==== Record set

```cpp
#ifdef JA_X_STAGGER
    for (int d = (int)(blockIdx.x / 256u) * (JA_X_STAGGER); d > 0; d -= 64 * 100) __builtin_amdgcn_s_sleep(100);
#endif
    if ((int)blockIdx.x >= a.nstacks) return;
    constexpr bool dyn = DYN;
    int cur = (int)blockIdx.x;
    const int last_round = a.nstacks - (int)gridDim.x, second_last_round = a.nstacks - 2 * (int)gridDim.x;
    int c_img, c_syi, c_sxi;
    locate(cur, c_img, c_syi, c_sxi);
    dma_chroma(c_img, c_syi, c_sxi, lane0, role_of(0));
    int img_of_table = -1;
    int stores_behind_dma = 0;
    JA_PHASE_DECL

    for (int trip = 0;; ++trip) {
        int lane = lane0;
        asm volatile("" : "+v"(lane));
        const int lbx = lane & (BX - 1), seg = (int)((unsigned)lane / BX);
        const int img = c_img, syi = c_syi, sxi = c_sxi;
        const bool phantom = syi >= strips_y;

        const int table_id = a.quanta_stride == 0 ? 0 : img;
        if (table_id != img_of_table) {
            const int qk = lane & 7, qh = lane >> 3;
#pragma unroll
            for (int p = 0; p < 3; ++p)
                sqw[qp][p][8 * qk + qh] = modulate_entry(qk, qh, 0.125f, a.quanta[img * a.quanta_stride + 64 * a.qi[p] + zigzag_of(qk, qh)]);
            img_of_table = table_id;
        }

        if (stores_behind_dma == 16) asm volatile("s_waitcnt vmcnt(16)" ::: "memory");
        else asm volatile("s_waitcnt vmcnt(0)" ::: "memory");
        JA_PHASE(0)
        __builtin_amdgcn_s_setprio(3);
        uint32_t ticket = 0;
        if (dyn && qp == 0 && lane0 == 0) ticket = __hip_atomic_fetch_add(a.tickets, 1u, __ATOMIC_RELAXED, __HIP_MEMORY_SCOPE_AGENT);
        uint32_t w[32];
        auto read_block = [&]() {
            const uint4 *cw = reinterpret_cast<const uint4 *>(coef_w) + 8 * lane;
            const int sw = (lane >> 1) & 7;
#pragma unroll
            for (int i = 0; i < 8; ++i) {
                const uint4 v = cw[i ^ sw];
                w[4 * i + 0] = v.x; w[4 * i + 1] = v.y; w[4 * i + 2] = v.z; w[4 * i + 3] = v.w;
            }
        };
        read_block();
        const uint32_t done_seen = lds_peek(done);
        asm volatile("s_waitcnt lgkmcnt(0)" ::: "memory");
        if (!phantom) dma_luma(img, syi, sxi, lane);
        __builtin_amdgcn_sched_barrier(0);
        JA_PHASE(1)

        const int top = syi - qp;
        const bool stack_above = top > 0, stack_below = CBR * (top + QS) < a.uyc;
        const bool has_left = sxi > 0, has_right = CBW * sxi + CBW < a.uxc;
        const int first_bad = (a.uxc << 1) - sxi * (CW / 4) + 1;
        auto fix_columns = [&](uint32_t *row) {
            if (!has_left) row[0] = (row[1] & 0xffu) * 0x01010101u;
            if (first_bad < PITCH) {
                const uint32_t last = (row[first_bad - 1] >> 24) * 0x01010101u;
                for (int c = first_bad; c < PITCH; ++c) row[c] = last;
            }
        };
        {
// ... 61 lines not shown
#pragma unroll
                        for (int y = 0; y < 8; ++y) col[(1 + 8 * (rowi - 1) + y) * PITCH] = e[y];
                    }
                }
            }
        }
        lds_arrive(ready);
        JA_PHASE(4)
        if (cur < second_last_round) __builtin_amdgcn_s_setprio(2);
        else if (cur < last_round) __builtin_amdgcn_s_setprio(1);
        else __builtin_amdgcn_s_setprio(0);
        bool more = false;
        auto take = [&](int next) {
            more = next < a.nstacks;
            if (more) {
                int n_img, n_syi, n_sxi;
                locate(next, n_img, n_syi, n_sxi); c_img = n_img; c_syi = n_syi; c_sxi = n_sxi;
                dma_chroma(n_img, n_syi, n_sxi, lane, role_of(trip + 1));
                cur = next;
            }
        };
        auto drawn = [&]() -> int {
            lds_wait_ge(pub, (uint32_t)(trip + 1));
            return __builtin_amdgcn_readfirstlane((int)*(volatile uint32_t *)&next_slot[trip & 1]);
        };
        if (phantom) {
            if (dyn) take(drawn());
            else take(cur + (int)gridDim.x);
            lds_arrive(done);
            stores_behind_dma = 0;
            if (!more) break;
            continue;
        }
// ... 57 lines not shown
        auto finish = [&](float v) -> float {
            return __builtin_fmaf(v, 0.0625f, kMagic - 32768.0f - (MODE == 1 ? 128.0f : 0.0f)) - kMagic;
        };
        float hw[2][3][8];
        uint32_t rawn[2][3];
#pragma unroll
        for (int pl = 0; pl < 2; ++pl) {
            uint32_t r0[3], r1[3];
            hraw(pl, 0, r0); hraw(pl, 1, r1); hraw(pl, 2, rawn[pl]);
            hconv(r0, hw[pl][0]); hconv(r1, hw[pl][1]);
        }

        const int tile_px = min(BX * 8, a.W - BX * 8 * sxi);
        const int nb = 3 * tile_px;
        const uint32_t pitch = 3u * a.W;
        uint8_t *strip_out = a.out + img * a.out_stride + ((size_t)(8 * BY * syi) * a.W + BX * 8 * sxi) * 3;
        int sg0, sg1;
        if constexpr (BX == 32) { sg0 = 1 + ((lane - 48) >> 31); sg1 = 1; }
        else { sg0 = (int)((unsigned)lane / CPS); sg1 = (int)((64u + (unsigned)lane) / CPS); }
        const int j0 = lane - CPS * sg0, j1 = 64 + lane - CPS * sg1;
        const int in0 = 16 * j0 - nb, in1 = max(16 * j1 - nb, lane - 32);
        const bool col0 = in0 < 0, col1 = in1 < 0;
        const int rows_here = min(8 * BY, a.H - 8 * BY * syi);
        const uint32_t strip_bytes = (uint32_t)rows_here * pitch;
        const i32x4_t out_srd = make_srd(strip_out, strip_bytes);
        const int rem0 = col0 ? nb - 16 * j0 : 0, rem1 = col1 ? nb - 16 * j1 : 0;
        const uint32_t base0 = sg0 * 8u * pitch + 16u * j0, base1 = sg1 * 8u * pitch + 16u * j1;
        auto place = [](uint32_t base, int d) -> uint32_t {
            const uint32_t m = (uint32_t)(d >> 31);
            return (base & m) | (0x80000000u & ~m);
        };
        const uint32_t voff0 = place(base0, FAST ? in0 : in0 + 15), voff1 = place(base1, FAST ? in1 : max(16 * j1 - nb + 15, lane - 32));
        stores_behind_dma = FAST ? 16 : 0;
        JA_PHASE(7)

        uint4 pv0 = make_uint4(0, 0, 0, 0), pv1 = make_uint4(0, 0, 0, 0);
        auto store_tail = [&](const uint4 &v, uint32_t base, int rem, uint32_t soff) {
            const __amdgpu_buffer_rsrc_t rsrc = __builtin_amdgcn_make_buffer_rsrc(strip_out, 0, (int)strip_bytes, 0x00020000);
            const bool part = rem > 0 && rem < 16;
            const int nd = rem >> 2, nbytes = rem & 3;
            const uint32_t d[4] = {v.x, v.y, v.z, v.w};
#pragma unroll
            for (int k = 0; k < 3; ++k)
                __builtin_amdgcn_raw_buffer_store_b32(d[k], rsrc, (part && k < nd) ? base + 4u * k : 0x80000000u, soff, 0);
            const uint32_t w = nd == 0 ? v.x : nd == 1 ? v.y : nd == 2 ? v.z : v.w;
#pragma unroll
            for (int b = 0; b < 3; ++b)
// ... 60 lines not shown
            pv1 = *reinterpret_cast<const uint4 *>(stage_w + 4 * (64 + (lane & 31)));
            if ((y & 1) == 1 && y < 7) {
#pragma unroll
                for (int pl = 0; pl < 2; ++pl) hraw(pl, (y >> 1) + 3, rawn[pl]);
                if (y == 5) lds_arrive(done);
            }
        }
        __builtin_amdgcn_sched_barrier(0);
        store_row(7);
        JA_PHASE(10)
        if (!more) break;
    }
    JA_PHASE_FLUSH((int)blockIdx.x * NW + qp, lane0)
}

template <int MODE, int BX, bool FAST, bool DYN>
int quad_resident_workgroups()
{
    return resident_workgroups_of<k_quad420<MODE, BX, FAST, DYN>>(2);
}

template <int MODE, int BX, bool FAST, bool DYN>
hipError_t launch_quad_walk(hipStream_t stream, const QuadArgs &a)
{
    int cap = quad_resident_workgroups<MODE, BX, FAST, DYN>();
#ifdef JA_X_GRID_PER_CU
    cap = std::min(cap, (JA_X_GRID_PER_CU) * (cap / 3));
#endif
#ifdef JA_PHASE_PROFILE
    if (const char *e = std::getenv("JA_GRID_CAP")) cap = std::min(cap, std::atoi(e));
#endif
    hipLaunchKernelGGL((k_quad420<MODE, BX, FAST, DYN>), dim3(std::min(a.nstacks, cap)), dim3(kThreads), 0, stream, a);
    return hipGetLastError();
}
template <int MODE, int BX, bool FAST>
hipError_t launch_quad(hipStream_t stream, const QuadArgs &a)
{
    return a.tickets ? launch_quad_walk<MODE, BX, FAST, true>(stream, a) : launch_quad_walk<MODE, BX, FAST, false>(stream, a);
}

}

#ifdef JA_PHASE_PROFILE
extern "C" int jpeg_amd_debug_phase_cycles(unsigned long long *h_out, size_t n)
{
    return (int)hipMemcpyFromSymbol(h_out, HIP_SYMBOL(g_phase_cycles), n * sizeof(unsigned long long));
}
extern "C" int jpeg_amd_debug_wave_info(unsigned long long *h_out, size_t n)
{
    return (int)hipMemcpyFromSymbol(h_out, HIP_SYMBOL(g_wave_info), n * sizeof(unsigned long long));
}
#endif

// ... 13 lines not shown
#ifdef JA_X_FORCE_BX
    return QuadCut{1, {JA_X_FORCE_BX, 0}, {0, 0}, {(ux + JA_X_FORCE_BX - 1) / JA_X_FORCE_BX, 0}};
#endif
    const long wide = quad_stacks((ux + 31) / 32, uy, 2), narrow = quad_stacks((ux + 15) / 16, uy, 4);
    QuadCut best = narrow < wide ? QuadCut{1, {16, 0}, {0, 0}, {(ux + 15) / 16, 0}} : QuadCut{1, {32, 0}, {0, 0}, {(ux + 31) / 32, 0}};
    const int whole = ux / 32, rest = ux - 32 * whole;
    if (whole > 0 && rest > 0 && rest <= 16) {
        const long mixed = quad_stacks(whole, uy, 2) + quad_stacks(1, uy, 4);
        if (mixed < std::min(wide, narrow) && n_images * std::min(wide, narrow) >= 16 * resident)
            best = QuadCut{2, {32, 16}, {0, 2 * whole}, {whole, 1}};
    }
    return best;
}

hipError_t launch_quad_decode(hipStream_t stream, int n_images, const jpeg_amd_layout &L, const PlaneSet &coef, QuantaRef q,
                              bool rgb, uint32_t *d_walk_counters, uint8_t *d_pixels, size_t pixel_stride)
{
    QuadArgs a{};
    for (int p = 0; p < 3; ++p) {
        a.coef[p] = static_cast<const int16_t *>(coef.ptr[p]);
        a.coef_stride[p] = coef.stride[p];
        a.qi[p] = L.qi[p];
    }
    a.quanta = q.d_quanta; a.quanta_stride = q.image_stride;
    a.ux = L.units_x[0]; a.uy = L.units_y[0];
    a.uxc = L.units_x[1]; a.uyc = L.units_y[1];
    a.W = L.width; a.H = L.height;
    a.out = d_pixels; a.out_stride = pixel_stride;
    if (n_images == 0 || a.ux == 0 || a.uy == 0) return hipSuccess;
    const bool fast = (L.width & 15) == 0 && (pixel_stride & 15) == 0 && (reinterpret_cast<uintptr_t>(d_pixels) & 15) == 0;
    auto resident = [&](int bx) -> int {
// ... 7 lines not shown
        const int bx = cut.bx[part];
        a.tiles_x = cut.cols[part]; a.sx0 = cut.sx0[part];
        a.stacks_per_image = (int)quad_stacks(a.tiles_x, a.uy, 64 / bx);
        const long nstacks = (long)a.stacks_per_image * n_images;
        if (nstacks > 0x3fffffffL) return hipErrorInvalidValue;
        a.nstacks = (int)nstacks;
#ifndef JA_X_TICKET_TRIPS
#define JA_X_TICKET_TRIPS 16
#endif
        a.tickets = nstacks >= (long)(JA_X_TICKET_TRIPS) * resident(bx) ? d_walk_counters : nullptr;
        if (a.tickets) {
            const hipError_t m = hipMemsetAsync(a.tickets, 0, sizeof(uint32_t), stream);
            if (m != hipSuccess) return m;
        }
        hipError_t e;
        if (bx == 16) e = fast ? (rgb ? launch_quad<1, 16, true>(stream, a) : launch_quad<0, 16, true>(stream, a))
                               : (rgb ? launch_quad<1, 16, false>(stream, a) : launch_quad<0, 16, false>(stream, a));
        else e = fast ? (rgb ? launch_quad<1, 32, true>(stream, a) : launch_quad<0, 32, true>(stream, a))
                      : (rgb ? launch_quad<1, 32, false>(stream, a) : launch_quad<0, 32, false>(stream, a));
        if (e != hipSuccess) return e;
    }
    return hipSuccess;
}

}
```

Baseline: 906,100 Mpixels/s.

## Add column-stable static walk variant for single-image quad 4:2:0 decode

Adds a STABLE template variant of the quad 4:2:0 kernel for launches with one image, no tickets, and a grid that divides evenly by tile columns. Each workgroup keeps a fixed tile column and walks down rows with precomputed pointer steps. This avoids recomputing locate(), per-lane chunk offsets and base addresses every trip. It also replaces an env-var grid cap with a context-level grid_cap API. The risk is more register pressure from state carried across trips, and the path only applies when the grid divides evenly by the tile columns.

```diff
diff --git a/include/jpeg_amd.h b/include/jpeg_amd.h
--- a/include/jpeg_amd.h
+++ b/include/jpeg_amd.h
@@ -47,6 +47,7 @@
 int         jpeg_amd_ctx_destroy(jpeg_amd_ctx *ctx);
 int         jpeg_amd_ctx_synchronize(jpeg_amd_ctx *ctx);
 int         jpeg_amd_last_hip_error(const jpeg_amd_ctx *ctx);
+int         jpeg_amd_ctx_set_grid_cap(jpeg_amd_ctx *ctx, int max_workgroups);
 int         jpeg_amd_layout_units(jpeg_amd_layout *layout);
 
 int jpeg_amd_malloc(jpeg_amd_ctx *ctx, size_t bytes, void **d_ptr);
diff --git a/include/jpeg_amd.hpp b/include/jpeg_amd.hpp
--- a/include/jpeg_amd.hpp
+++ b/include/jpeg_amd.hpp
@@ -34,6 +34,7 @@
     context &operator=(const context &) = delete;
     jpeg_amd_ctx *handle() const { return ctx_; }
     void synchronize() const { check(jpeg_amd_ctx_synchronize(ctx_), "jpeg_amd_ctx_synchronize"); }
+    void set_grid_cap(int n) const { check(jpeg_amd_ctx_set_grid_cap(ctx_, n), "jpeg_amd_ctx_set_grid_cap"); }
 
   private:
     jpeg_amd_ctx *ctx_ = nullptr;
diff --git a/jpeg_amd/_lib.py b/jpeg_amd/_lib.py
--- a/jpeg_amd/_lib.py
+++ b/jpeg_amd/_lib.py
@@ -42,6 +42,7 @@
     "jpeg_amd_ctx_destroy": (C.c_int, [_p]),
     "jpeg_amd_ctx_synchronize": (C.c_int, [_p]),
     "jpeg_amd_last_hip_error": (C.c_int, [_p]),
+    "jpeg_amd_ctx_set_grid_cap": (C.c_int, [_p, C.c_int]),
     "jpeg_amd_layout_units": (C.c_int, [_L]),
     "jpeg_amd_malloc": (C.c_int, [_p, C.c_size_t, _pp]),
     "jpeg_amd_free": (C.c_int, [_p, _p]),
diff --git a/jpeg_amd/api.py b/jpeg_amd/api.py
--- a/jpeg_amd/api.py
+++ b/jpeg_amd/api.py
@@ -46,6 +46,9 @@
 
     def synchronize(self):
         _lib.check(_lib.lib().jpeg_amd_ctx_synchronize(self._h), "synchronize", self._h)
+
+    def set_grid_cap(self, max_workgroups: int):
+        _lib.check(_lib.lib().jpeg_amd_ctx_set_grid_cap(self._h, int(max_workgroups)), "set_grid_cap", self._h)
 
     def timer_begin(self):
         _lib.check(_lib.lib().jpeg_amd_timer_begin(self._h), "timer_begin", self._h)
diff --git a/jpeg_amd/csrc/capi.hip b/jpeg_amd/csrc/capi.hip
--- a/jpeg_amd/csrc/capi.hip
+++ b/jpeg_amd/csrc/capi.hip
@@ -30,6 +30,7 @@
     size_t scratch_bytes = 0;
     uint16_t *d_qstage = nullptr;
     uint32_t *d_walk = nullptr;
+    int grid_cap = 0;
     int32_t *d_flag = nullptr;
     void *d_region = nullptr;
     size_t region_bytes = 0;
@@ -440,6 +441,13 @@
 
 int jpeg_amd_last_hip_error(const jpeg_amd_ctx *ctx) { return ctx ? ctx->last_hip : 0; }
 
+int jpeg_amd_ctx_set_grid_cap(jpeg_amd_ctx *ctx, int max_workgroups)
+{
+    if (!ctx || max_workgroups < 0) return JPEG_AMD_EINVAL;
+    ctx->grid_cap = max_workgroups;
+    return JPEG_AMD_OK;
+}
+
 int jpeg_amd_layout_units(jpeg_amd_layout *L)
 {
     if (!L || L->nplanes < 1 || L->nplanes > JPEG_AMD_MAX_PLANES || L->scale_x < 1 ||
@@ -596,7 +604,7 @@
     const QuantaRef q{d_quanta, quanta_stride};
     const bool rgb = color == JPEG_AMD_COLOR_RGB8;
     if (fused_decode_supported(*L, cosited != 0)) {
-        JA_HIP(ctx, launch_fused_decode(ctx->stream, n_images, *L, cs, q, rgb, ctx->d_walk, d_pixels, pixel_stride));
+        JA_HIP(ctx, launch_fused_decode(ctx->stream, n_images, *L, cs, q, rgb, ctx->d_walk, d_pixels, pixel_stride, ctx->grid_cap));
         return JPEG_AMD_OK;
     }
     return staged_decode(ctx, L, n_images, cs, q, cosited != 0, true, rgb ? PixelKind::RGB8 : PixelKind::YCC8, d_pixels, pixel_stride);
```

========

» **What the exercise asks**
Extract every line containing the string "gridDim" from the data above.

» **Solution to this task**
    const int last_round = a.nstacks - (int)gridDim.x, second_last_round = a.nstacks - 2 * (int)gridDim.x;
            else take(cur + (int)gridDim.x);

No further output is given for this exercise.